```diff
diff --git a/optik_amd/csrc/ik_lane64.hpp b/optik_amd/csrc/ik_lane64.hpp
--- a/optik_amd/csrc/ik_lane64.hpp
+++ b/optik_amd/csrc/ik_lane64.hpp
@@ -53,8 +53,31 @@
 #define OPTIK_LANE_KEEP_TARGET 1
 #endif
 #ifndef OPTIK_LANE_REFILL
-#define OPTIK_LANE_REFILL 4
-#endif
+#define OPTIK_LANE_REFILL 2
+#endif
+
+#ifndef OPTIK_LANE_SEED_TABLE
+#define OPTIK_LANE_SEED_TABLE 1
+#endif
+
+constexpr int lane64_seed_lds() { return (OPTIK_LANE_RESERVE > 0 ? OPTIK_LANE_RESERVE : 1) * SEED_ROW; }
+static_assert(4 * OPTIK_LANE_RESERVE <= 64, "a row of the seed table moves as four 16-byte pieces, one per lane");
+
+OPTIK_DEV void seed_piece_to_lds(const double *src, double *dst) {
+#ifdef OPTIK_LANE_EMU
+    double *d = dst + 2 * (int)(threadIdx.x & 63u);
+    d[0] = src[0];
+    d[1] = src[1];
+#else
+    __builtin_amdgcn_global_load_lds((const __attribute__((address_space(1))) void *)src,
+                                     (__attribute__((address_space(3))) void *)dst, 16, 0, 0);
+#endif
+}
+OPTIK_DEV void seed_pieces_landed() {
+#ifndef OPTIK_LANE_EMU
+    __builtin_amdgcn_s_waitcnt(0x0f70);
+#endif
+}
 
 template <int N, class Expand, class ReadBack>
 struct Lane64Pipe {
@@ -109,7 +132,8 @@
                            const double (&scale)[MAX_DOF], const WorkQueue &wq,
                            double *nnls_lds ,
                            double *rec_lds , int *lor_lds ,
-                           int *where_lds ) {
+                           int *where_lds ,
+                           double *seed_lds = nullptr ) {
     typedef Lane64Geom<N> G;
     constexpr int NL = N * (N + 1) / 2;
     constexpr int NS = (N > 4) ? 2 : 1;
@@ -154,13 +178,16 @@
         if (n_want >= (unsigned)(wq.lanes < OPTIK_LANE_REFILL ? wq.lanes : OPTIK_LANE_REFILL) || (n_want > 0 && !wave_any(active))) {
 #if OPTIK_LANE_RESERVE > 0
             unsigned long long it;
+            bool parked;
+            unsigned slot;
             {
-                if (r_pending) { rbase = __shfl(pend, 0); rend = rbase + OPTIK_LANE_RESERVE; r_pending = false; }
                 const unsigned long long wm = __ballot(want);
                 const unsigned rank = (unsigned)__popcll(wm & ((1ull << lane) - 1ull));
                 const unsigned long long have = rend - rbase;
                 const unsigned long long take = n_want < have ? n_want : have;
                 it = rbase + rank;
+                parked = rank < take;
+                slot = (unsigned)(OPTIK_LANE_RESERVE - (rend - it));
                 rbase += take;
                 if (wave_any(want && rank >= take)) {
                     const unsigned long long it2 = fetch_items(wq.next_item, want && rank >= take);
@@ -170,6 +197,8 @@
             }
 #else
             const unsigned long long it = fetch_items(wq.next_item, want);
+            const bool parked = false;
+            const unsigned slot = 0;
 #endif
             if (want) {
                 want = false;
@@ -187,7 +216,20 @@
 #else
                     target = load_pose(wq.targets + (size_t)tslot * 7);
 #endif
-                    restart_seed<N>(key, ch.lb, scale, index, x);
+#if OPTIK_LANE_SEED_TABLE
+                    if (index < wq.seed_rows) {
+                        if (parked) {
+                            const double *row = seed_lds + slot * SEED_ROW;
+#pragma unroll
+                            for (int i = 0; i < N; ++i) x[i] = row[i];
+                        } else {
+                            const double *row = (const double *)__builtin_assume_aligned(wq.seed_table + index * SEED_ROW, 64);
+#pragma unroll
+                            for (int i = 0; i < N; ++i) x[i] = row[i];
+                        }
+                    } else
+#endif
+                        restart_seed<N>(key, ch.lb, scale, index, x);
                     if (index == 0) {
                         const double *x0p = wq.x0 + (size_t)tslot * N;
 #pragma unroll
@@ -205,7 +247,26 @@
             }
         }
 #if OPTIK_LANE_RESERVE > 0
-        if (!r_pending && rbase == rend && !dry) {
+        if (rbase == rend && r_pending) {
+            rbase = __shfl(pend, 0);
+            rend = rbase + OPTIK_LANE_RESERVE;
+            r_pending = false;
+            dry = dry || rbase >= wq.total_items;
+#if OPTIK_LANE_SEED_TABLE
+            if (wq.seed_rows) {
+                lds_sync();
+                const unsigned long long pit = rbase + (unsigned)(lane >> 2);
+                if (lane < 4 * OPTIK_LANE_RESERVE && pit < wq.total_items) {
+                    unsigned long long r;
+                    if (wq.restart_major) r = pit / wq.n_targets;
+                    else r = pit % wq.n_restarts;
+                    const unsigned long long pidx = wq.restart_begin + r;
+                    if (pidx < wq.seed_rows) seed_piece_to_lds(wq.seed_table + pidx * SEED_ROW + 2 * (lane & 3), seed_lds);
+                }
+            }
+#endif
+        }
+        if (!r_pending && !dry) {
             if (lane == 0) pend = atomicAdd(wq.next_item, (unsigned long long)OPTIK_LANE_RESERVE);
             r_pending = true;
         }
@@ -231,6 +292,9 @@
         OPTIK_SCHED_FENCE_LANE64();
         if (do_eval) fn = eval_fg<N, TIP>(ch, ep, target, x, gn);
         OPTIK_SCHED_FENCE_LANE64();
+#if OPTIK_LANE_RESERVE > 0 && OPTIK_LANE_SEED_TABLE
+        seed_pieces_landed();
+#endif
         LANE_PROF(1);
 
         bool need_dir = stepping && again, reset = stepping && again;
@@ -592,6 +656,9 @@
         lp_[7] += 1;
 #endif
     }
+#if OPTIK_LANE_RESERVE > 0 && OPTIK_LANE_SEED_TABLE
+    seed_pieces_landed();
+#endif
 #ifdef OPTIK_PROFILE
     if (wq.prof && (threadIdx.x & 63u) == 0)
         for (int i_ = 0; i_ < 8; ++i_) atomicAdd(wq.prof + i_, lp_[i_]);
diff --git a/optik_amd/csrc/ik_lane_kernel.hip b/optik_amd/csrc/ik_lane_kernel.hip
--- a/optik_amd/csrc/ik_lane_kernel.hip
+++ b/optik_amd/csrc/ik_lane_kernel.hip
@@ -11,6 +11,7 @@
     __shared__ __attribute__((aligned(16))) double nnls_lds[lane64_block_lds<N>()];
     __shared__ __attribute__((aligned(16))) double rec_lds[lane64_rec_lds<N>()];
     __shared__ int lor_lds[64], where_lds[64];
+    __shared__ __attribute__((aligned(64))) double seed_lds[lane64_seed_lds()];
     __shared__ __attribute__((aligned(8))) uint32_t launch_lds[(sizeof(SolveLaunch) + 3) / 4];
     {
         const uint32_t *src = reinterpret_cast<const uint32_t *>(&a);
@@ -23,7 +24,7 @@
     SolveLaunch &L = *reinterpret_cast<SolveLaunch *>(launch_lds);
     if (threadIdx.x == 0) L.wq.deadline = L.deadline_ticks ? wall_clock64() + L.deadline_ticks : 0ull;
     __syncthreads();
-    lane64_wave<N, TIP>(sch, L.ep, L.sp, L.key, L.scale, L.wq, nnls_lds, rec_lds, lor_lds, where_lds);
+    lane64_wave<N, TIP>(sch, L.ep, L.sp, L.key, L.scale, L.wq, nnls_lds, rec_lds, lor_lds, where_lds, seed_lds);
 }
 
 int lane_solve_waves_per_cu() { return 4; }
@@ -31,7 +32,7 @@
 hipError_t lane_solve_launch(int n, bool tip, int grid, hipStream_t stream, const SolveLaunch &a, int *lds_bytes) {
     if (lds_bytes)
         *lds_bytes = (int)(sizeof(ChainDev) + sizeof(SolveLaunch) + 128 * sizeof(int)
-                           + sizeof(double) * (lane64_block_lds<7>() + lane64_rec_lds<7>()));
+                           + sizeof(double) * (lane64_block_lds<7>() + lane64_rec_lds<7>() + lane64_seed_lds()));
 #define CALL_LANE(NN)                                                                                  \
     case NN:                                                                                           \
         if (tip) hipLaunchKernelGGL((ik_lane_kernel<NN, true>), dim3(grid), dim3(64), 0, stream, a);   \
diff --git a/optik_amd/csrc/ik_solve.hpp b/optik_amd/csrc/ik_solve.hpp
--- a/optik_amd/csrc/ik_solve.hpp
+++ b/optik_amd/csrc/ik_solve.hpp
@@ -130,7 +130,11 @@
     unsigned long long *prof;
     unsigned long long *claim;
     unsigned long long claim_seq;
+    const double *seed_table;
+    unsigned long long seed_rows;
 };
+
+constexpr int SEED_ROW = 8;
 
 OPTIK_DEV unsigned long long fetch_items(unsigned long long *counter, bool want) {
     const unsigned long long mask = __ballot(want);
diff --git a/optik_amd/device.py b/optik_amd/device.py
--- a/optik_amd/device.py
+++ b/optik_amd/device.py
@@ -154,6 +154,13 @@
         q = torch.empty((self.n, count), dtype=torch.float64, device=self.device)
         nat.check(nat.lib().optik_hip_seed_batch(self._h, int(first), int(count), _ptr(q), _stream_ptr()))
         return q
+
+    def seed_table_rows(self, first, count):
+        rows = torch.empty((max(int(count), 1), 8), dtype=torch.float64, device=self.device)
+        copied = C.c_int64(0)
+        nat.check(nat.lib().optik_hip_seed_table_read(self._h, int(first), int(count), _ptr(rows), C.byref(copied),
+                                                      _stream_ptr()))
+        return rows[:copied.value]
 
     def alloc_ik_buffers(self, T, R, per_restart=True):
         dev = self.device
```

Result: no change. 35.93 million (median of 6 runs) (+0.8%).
────────────────────
• _Work item_
All lines of the listing holding the string "empty" must be returned, copied as they stand.

• _Written solution_
         q = torch.empty((self.n, count), dtype=torch.float64, device=self.device)
+        rows = torch.empty((max(int(count), 1), 8), dtype=torch.float64, device=self.device)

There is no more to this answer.